Keiner ist ganz stark, keiner ist ganz schwach – auch ich durfte es erfahren. Menschen mit Behinderung können meistens nur sehr schlecht schreiben oder mit Zahlen über 20 rechnen, sie können teilweise schwer sprechen oder sitzen im Rollstuhl. Bei vielem können wir ihnen helfen, sie fördern, unterstützen, Arbeit geben, wir, die „Gesunden“, die „Starken“. Doch sie die Behinderten, können sie uns nicht mindestens genauso viel geben, uns lehren? Können wir nicht das von ihnen lernen, was wir vor lauter Intelligenz und Stärke verlernt haben? Können sie uns nicht lehren anderen zu vertrauen, auf Fremde ohne Vorurteile zuzugehen, andere als die zu akzeptieren, die sie eben sind ohne zu lästern oder sie erziehen, ändern zu wollen?
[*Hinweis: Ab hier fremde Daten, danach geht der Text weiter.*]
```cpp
struct NoHook {
  __device__ void operator()() const {}
};

template <int TI, bool FIRST = false, int TJ = 2>
__device__ inline void mma_block(const float* __restrict__ X, int Q, int i, int h, const vf4 (&b)[TJ][4],
                                 v16f (&acc)[TI][TJ]) {
#pragma unroll
  for (int q = 0; q < 4; ++q) {
    vf4 a[TI];
#pragma unroll
    for (int ti = 0; ti < TI; ++ti)
      a[ti] = *reinterpret_cast<const vf4*>(X + (ti * 32 + i) * FP + Q * 32 + h * 16 + q * 4);
#pragma unroll
    for (int c = 0; c < 4; ++c) {
#pragma unroll
      for (int tj = 0; tj < TJ; ++tj)
#pragma unroll
        for (int ti = 0; ti < TI; ++ti) {
          if (FIRST && q == 0 && c == 0) {
            const v16f zero = {0.f, 0.f, 0.f, 0.f, 0.f, 0.f, 0.f, 0.f, 0.f, 0.f, 0.f, 0.f, 0.f, 0.f, 0.f, 0.f};
            acc[ti][tj] = __builtin_amdgcn_mfma_f32_32x32x2f32(a[ti][c], b[tj][q][c], zero, 0, 0, 0);
          } else {
            acc[ti][tj] = __builtin_amdgcn_mfma_f32_32x32x2f32(a[ti][c], b[tj][q][c], acc[ti][tj], 0, 0, 0);
          }
        }
    }
    __builtin_amdgcn_sched_barrier(0);
  }
}

template <int TI, class Hook = NoHook, int TJ = 2>
__device__ inline void layer_mma_nt(const float* __restrict__ X, const float* __restrict__ W, int K, int n0, int lane,
                                    v16f (&acc)[TI][TJ], Hook hook = Hook(), int hook_late = 0) {
  const int i = lane & 31, h = lane >> 5;
  const int nQ = K / 32;
  const int hookQ = hook_late ? (nQ >= 2 ? nQ - 2 : 0) : (nQ > 2 ? 1 : 0);
  vf4 b0[TJ][4], b1[TJ][4];
  load_b_block<TJ>(W, K, n0, 0, lane, b0);
  load_b_block<TJ>(W, K, n0, 1, lane, b1);
  if (hookQ == 0) hook();
  mma_block<TI, true, TJ>(X, 0, i, h, b0, acc);
  if (2 < nQ) load_b_block<TJ>(W, K, n0, 2, lane, b0);
  if (hookQ == 1) hook();
  mma_block<TI, false, TJ>(X, 1, i, h, b1, acc);
  for (int Q = 2; Q < nQ; Q += 2) {
    load_b_block<TJ>(W, K, n0, Q + 1, lane, b1);
    if (Q == hookQ) hook();
    mma_block<TI, false, TJ>(X, Q, i, h, b0, acc);
    if (Q + 2 < nQ) load_b_block<TJ>(W, K, n0, Q + 2, lane, b0);
    if (Q + 1 == hookQ) hook();
    mma_block<TI, false, TJ>(X, Q + 1, i, h, b1, acc);
  }
}

template <int TI, bool FIRST>
__device__ inline void ring_block(const float* __restrict__ X, const float* __restrict__ p0,
                                  const float* __restrict__ p1, int Q, int Qn, int i, int h, vf4 (&b)[2][4],
                                  v16f (&acc)[TI][2]) {
#pragma unroll
  for (int q = 0; q < 4; ++q) {
// ... 240 lines not shown
```

Measured before the change: 200,800 rays/s.
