# sdat2/mSWE-GNN

Measured on AMD Instinct MI355X. Metric: mesh-nodes x rollout-steps / sec (fine-scale nodes); fp32 max-abs err vs CPU ref, higher is better.
Workload: dtype f32

## Files before the change

### mswe-gnn_amd/build_engine.py

```python
import hashlib
import os
import subprocess
import sys
from concurrent.futures import ThreadPoolExecutor

HERE = os.path.dirname(os.path.abspath(__file__))
ROOT = os.path.dirname(HERE)
SRC = ["csrc/kernels_nt1.hip", "csrc/kernels_nt2.hip", "csrc/kernels_nt4.hip",
       "csrc/kernels_common.hip", "csrc/plan.hip", "csrc/metrics.hip", "csrc/floodmaps.hip", "csrc/series.hip",
       "csrc/train.hip"]
HDR = ["csrc/engine.h", "csrc/kernels_impl.h", "csrc/tiling.h", "csrc/graph_build.h", os.path.join(ROOT, "include", "mswegnn.h")]
HDR += sorted(os.path.join("csrc", "kernels", f) for f in os.listdir(os.path.join(HERE, "csrc", "kernels")) if f.endswith(".h"))
ARCH = os.environ.get("MSW_OFFLOAD_ARCH", "gfx950")
FLAGS = ["-O3", "-std=c++17", "-fPIC", f"--offload-arch={ARCH}", "-Wall", "-Wno-unused-result",
         "-I", os.path.join(ROOT, "include")]


def source_hash(variant=""):
    h = hashlib.sha256()
    for f in SRC + HDR:
        path = f if os.path.isabs(f) else os.path.join(HERE, f)
        h.update(os.path.basename(path).encode())
        with open(path, "rb") as fh:
            h.update(fh.read())
    h.update(" ".join(FLAGS + [variant]).replace(ROOT, "<root>").encode())
    return h.hexdigest()


def lib_path(variant=""):
    return os.path.join(HERE, "lib", f"libmswegnn_{variant}.so" if variant else "libmswegnn.so")


def library_matches_sources(variant=""):
    try:
        with open(lib_path(variant) + ".srchash") as f:
            return f.read().strip() == source_hash(variant)
    except OSError:
        return False


def _newer(a, b):
    return not os.path.exists(b) or os.path.getmtime(a) > os.path.getmtime(b)


def build(force=False, verbose=True, variant=""):
    odir = os.path.join(HERE, "_obj" + (f"_{variant}" if variant else ""))
    extra = {"trace": ["-DMSW_TRACE"],
             "valubase": ["-DMSW_PRELU_MAX=0", "-DMSW_EDGE_FULL=0"],
             "nostream": ["-DMSW_STREAM_ST=0"]}.get(variant, [])
    os.makedirs(odir, exist_ok=True)
    os.makedirs(os.path.join(HERE, "lib"), exist_ok=True)
    out = lib_path(variant)
    if os.path.exists(out) and not library_matches_sources(variant):
        force = True
    objs, cmds = [], []
    hdr_t = max(os.path.getmtime(h if os.path.isabs(h) else os.path.join(HERE, h)) for h in HDR)
    for s in SRC:
        src = os.path.join(HERE, s)
        obj = os.path.join(odir, os.path.basename(s) + ".o")
        objs.append(obj)
        stale = force or _newer(src, obj) or (os.path.exists(obj) and hdr_t > os.path.getmtime(obj))
        if stale:
            cmds.append(["hipcc", *FLAGS, *extra, "-c", src, "-o", obj])
    jobs = max(1, min(len(cmds), int(os.environ.get("MAX_JOBS", os.cpu_count() or 1)), 8))
    with ThreadPoolExecutor(jobs) as ex:
        for cmd in cmds:
            if verbose:
                print(" ".join(cmd), flush=True)
        for r in list(ex.map(lambda c: subprocess.run(c, check=False), cmds)):
            if r.returncode != 0:
                raise subprocess.CalledProcessError(r.returncode, r.args)
    if force or any(_newer(o, out) for o in objs):
        cmd = ["hipcc", f"--offload-arch={ARCH}", "-shared", "-fPIC", "-o", out, *objs]
        if verbose:
            print(" ".join(cmd), flush=True)
        subprocess.run(cmd, check=True)
    with open(out + ".srchash", "w") as f:
        f.write(source_hash(variant) + "\n")
    return out


if __name__ == "__main__":
    var = [a[len("--variant="):] for a in sys.argv if a.startswith("--variant=")]
    build(force="--force" in sys.argv, variant="trace" if "--trace" in sys.argv else (var[0] if var else ""))
```

### mswe-gnn_amd/csrc/kernels/k_base.h

```cpp
#pragma once

__device__ __forceinline__ f32x4 ld4(const float* p) { return *reinterpret_cast<const f32x4*>(p); }
__device__ __forceinline__ void st4(float* p, f32x4 v) { *reinterpret_cast<f32x4*>(p) = v; }
#ifndef MSW_STREAM_ST
#define MSW_STREAM_ST 1
#endif
__device__ __forceinline__ void st4_stream(float* p, f32x4 v) {
  if constexpr (MSW_STREAM_ST)
    __builtin_nontemporal_store(v, reinterpret_cast<f32x4*>(p));
  else
    st4(p, v);
}
__device__ __forceinline__ float hsum(f32x4 v) { return (v.x + v.y) + (v.z + v.w); }
__device__ __forceinline__ f32x4 zero4() { return f32x4{0.f, 0.f, 0.f, 0.f}; }

__device__ __forceinline__ float row_sum(float v) {
  const unsigned u = __float_as_uint(v);
  const auto a = __builtin_amdgcn_permlane16_swap(u, u, false, false);
  const float s = __uint_as_float(a[0]) + __uint_as_float(a[1]);
  const unsigned us = __float_as_uint(s);
  const auto b = __builtin_amdgcn_permlane32_swap(us, us, false, false);
  return __uint_as_float(b[0]) + __uint_as_float(b[1]);
}

template <int NT>
__device__ __forceinline__ void normalize_s(f32x4 (&sv)[NT]) {
#pragma clang fp contract(off)
  float ss = 0.f;
#pragma unroll
  for (int t = 0; t < NT; ++t) ss += hsum(sv[t] * sv[t]);
  const float nrm = sqrtf(row_sum(ss));
#pragma unroll
  for (int t = 0; t < NT; ++t) {
    f32x4 q = sv[t] / nrm;
    q.x = (q.x == q.x) ? q.x : 0.f;
    q.y = (q.y == q.y) ? q.y : 0.f;
    q.z = (q.z == q.z) ? q.z : 0.f;
    q.w = (q.w == q.w) ? q.w : 0.f;
    sv[t] = q;
  }
}

__device__ __forceinline__ int wave_id() { return threadIdx.x >> 6; }
__device__ __forceinline__ int logical_block(const Common& c) {
  const int b = blockIdx.x;
  if (c.xcd <= 0) return b;
  const int x = b % kXcds;
  return x < c.xcd ? (b / kXcds) * c.xcd + x : -1;
}
__device__ __forceinline__ int wave_row0() { return (blockIdx.x * kWaves + wave_id()) * kRowsPerWave; }

#ifndef MSW_PRELU_MAX
#define MSW_PRELU_MAX 1
#endif
template <int ACT>
__device__ __forceinline__ float act_static(float x, float slope) {
  if constexpr (ACT == 1) return MSW_PRELU_MAX ? fmaxf(x, slope * x) : (x > 0.f ? x : slope * x);
  else if constexpr (ACT == 8) return x > 0.f ? x : slope * x;
  else if constexpr (ACT == 2) return x > 0.f ? x : 0.f;
  else if constexpr (ACT == 3) return x > 0.f ? x : 0.1f * x;
  else if constexpr (ACT == 4) return x > 0.f ? x : expm1f(x);
  else if constexpr (ACT == 5) return x / (1.f + expf(-x));
  else if constexpr (ACT == 6) return 1.f / (1.f + expf(-x));
  else if constexpr (ACT == 7) return tanhf(x);
  else return x;
}
template <int ACT, int N>
__device__ __forceinline__ void act_tiles_static(f32x4 (&v)[N], float slope) {
  if constexpr (ACT == 1 && MSW_PRELU_MAX) {
#pragma unroll
    for (int t = 0; t < N; ++t) {
      const f32x4 m = v[t] * slope;
#pragma unroll
      for (int r = 0; r < 4; ++r) v[t][r] = fmaxf(v[t][r], m[r]);
    }
  } else {
#pragma unroll
    for (int t = 0; t < N; ++t)
#pragma unroll
      for (int r = 0; r < 4; ++r) v[t][r] = act_static<ACT>(v[t][r], slope);
  }
}
template <int ACT, int N>
__device__ __forceinline__ void act_tiles(f32x4 (&v)[N], int act, float slope) {
  if constexpr (ACT >= 0) {
    act_tiles_static<ACT, N>(v, slope);
  } else {
    switch (act) {
      case 1: act_tiles_static<8, N>(v, slope); break;
      case 2: act_tiles_static<2, N>(v, slope); break;
      case 3: act_tiles_static<3, N>(v, slope); break;
      case 4: act_tiles_static<4, N>(v, slope); break;
      case 5: act_tiles_static<5, N>(v, slope); break;
      case 6: act_tiles_static<6, N>(v, slope); break;
      case 7: act_tiles_static<7, N>(v, slope); break;
      default: break;
    }
  }
}
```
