enum dl4j_updater {
  DL4J_UPD_NOOP = 0, DL4J_UPD_SGD = 1, DL4J_UPD_NESTEROVS = 2, DL4J_UPD_ADAM = 3, DL4J_UPD_ADAMAX = 4,
  DL4J_UPD_NADAM = 5, DL4J_UPD_ADAGRAD = 6, DL4J_UPD_ADADELTA = 7, DL4J_UPD_RMSPROP = 8
};

enum dl4j_reduce_op { DL4J_SUM = 0, DL4J_AVG = 1, DL4J_MAX = 2 };

typedef struct dl4j_tensor {
  void* data;
  int dtype;
  int ndim;
  long long shape[8];
  long long strides[8];
  int device;
} dl4j_tensor_t;

typedef struct dl4j_comm_s* dl4j_comm_t;

typedef struct Dl4jDevProps {
  char name[128];
  char arch[64];
  int cus, xcds, warp, max_threads, lds_per_block, clock_khz, mem_clock_khz, bus_width, pci_bus;
  long long total_mem, l2_bytes, lds_per_cu;
} Dl4jDevProps;

int dl4j_abi_version(void);
int dl4j_matmul(const dl4j_tensor_t* A, const dl4j_tensor_t* B, dl4j_tensor_t* C, float alpha, float beta, hipStream_t s);
int dl4j_update_flat(int op, float* params, float* grad, float* state, long long n, const float* hp, float l1, float l2, float inv_batch, int write_update, hipStream_t s);
int dl4j_comm_unique_id(void* id_out);
int dl4j_comm_id_bytes(void);
int dl4j_comm_init_rank(dl4j_comm_t* comm, int nranks, const void* id, int rank);
int dl4j_comm_init_all(dl4j_comm_t* comms, int ndev, const int* devices);
int dl4j_comm_all_reduce(dl4j_comm_t comm, const void* send, void* recv, long long count, int dtype, int op, hipStream_t s);
int dl4j_comm_broadcast(dl4j_comm_t comm, const void* send, void* recv, long long count, int dtype, int root, hipStream_t s);
int dl4j_comm_all_gather(dl4j_comm_t comm, const void* send, void* recv, long long count_per_rank, int dtype, hipStream_t s);
int dl4j_comm_reduce_scatter(dl4j_comm_t comm, const void* send, void* recv, long long count_per_rank, int dtype, int op, hipStream_t s);
int dl4j_comm_group_start(void);
int dl4j_comm_group_end(void);
int dl4j_comm_abort(dl4j_comm_t comm);
int dl4j_comm_destroy(dl4j_comm_t comm);

int dl4j_gelu(int dtype, const void* z, const void* dy, void* out, long long n, hipStream_t s);

int dl4j_attn_fwd_dt(int dt, const void* qkv, const float* mask, void* out, float* lse, int B, int T, int H, int D, float scale, int causal, hipStream_t s);
int dl4j_attn_bwd_dt(int dt, const void* qkv, const void* out, const void* dout, const float* mask, const float* lse, float* dq_dot, void* dqkv, int B, int T, int H, int D, float scale, int causal, hipStream_t s);
int dl4j_attn_fwd_drop_dt(int dt, const void* qkv, const float* mask, void* out, float* lse, int B, int T, int H, int D, float scale, int causal, float drop, unsigned long long seed, const long long* offset, hipStream_t s);
int dl4j_attn_bwd_drop_dt(int dt, const void* qkv, const void* out, const void* dout, const float* mask, const float* lse, float* dq_dot, void* dqkv, int B, int T, int H, int D, float scale, int causal, float drop, unsigned long long seed, const long long* offset, hipStream_t s);
int dl4j_attn_drop_mask(unsigned char* keep, int BH, int T, float drop, unsigned long long seed, const long long* offset, hipStream_t s);
int dl4j_attn_fwd(const void* qkv, const float* mask, void* out, float* lse, int B, int T, int H, int D, float scale, int causal, hipStream_t s);
int dl4j_attn_bwd(const void* qkv, const void* out, const void* dout, const float* mask, const float* lse, float* dq_dot, void* dqkv, int B, int T, int H, int D, float scale, int causal, hipStream_t s);
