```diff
+M_K(3, 28) FN(10) FN(11) GAP
+M_K(3, 29) BAR RD0 GAP
+M_K(3, 30) GAP
+M_K(3, 31) FN(12) GAP
 M_K(3, 32) GAP
-M_K(3, 33) RD0 GAP
-M_K(3, 34) FN(12) GAP
+M_K(3, 33) GAP
+M_K(3, 34) GAP
 M_K(3, 35) GAP
```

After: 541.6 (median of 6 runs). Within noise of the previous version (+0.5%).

Können sie uns nicht lehren, mit Freude dem Tag und seinen Mitmenschen zu begegnen, über die kleinen, unscheinbaren aber doch so unendlich wichtigen Dinge im Leben zu lachen und sich noch lange daran zu freuen? Können sie uns nicht lehren, keinen Unterschied zwischen Arm und Reich zu machen oder einfach seinem Gegenüber das Gefühl zu vermitteln, er sei einem wichtig, zu lächeln oder sich nach dessen momentanen Befinden zu erkundigen? Können sie uns nicht lehren, sorgenfreier zu leben, anderen zu helfen, seinen Gefühlen spontan, vielleicht mit einer Umarmung, Ausdruck zu verleihen?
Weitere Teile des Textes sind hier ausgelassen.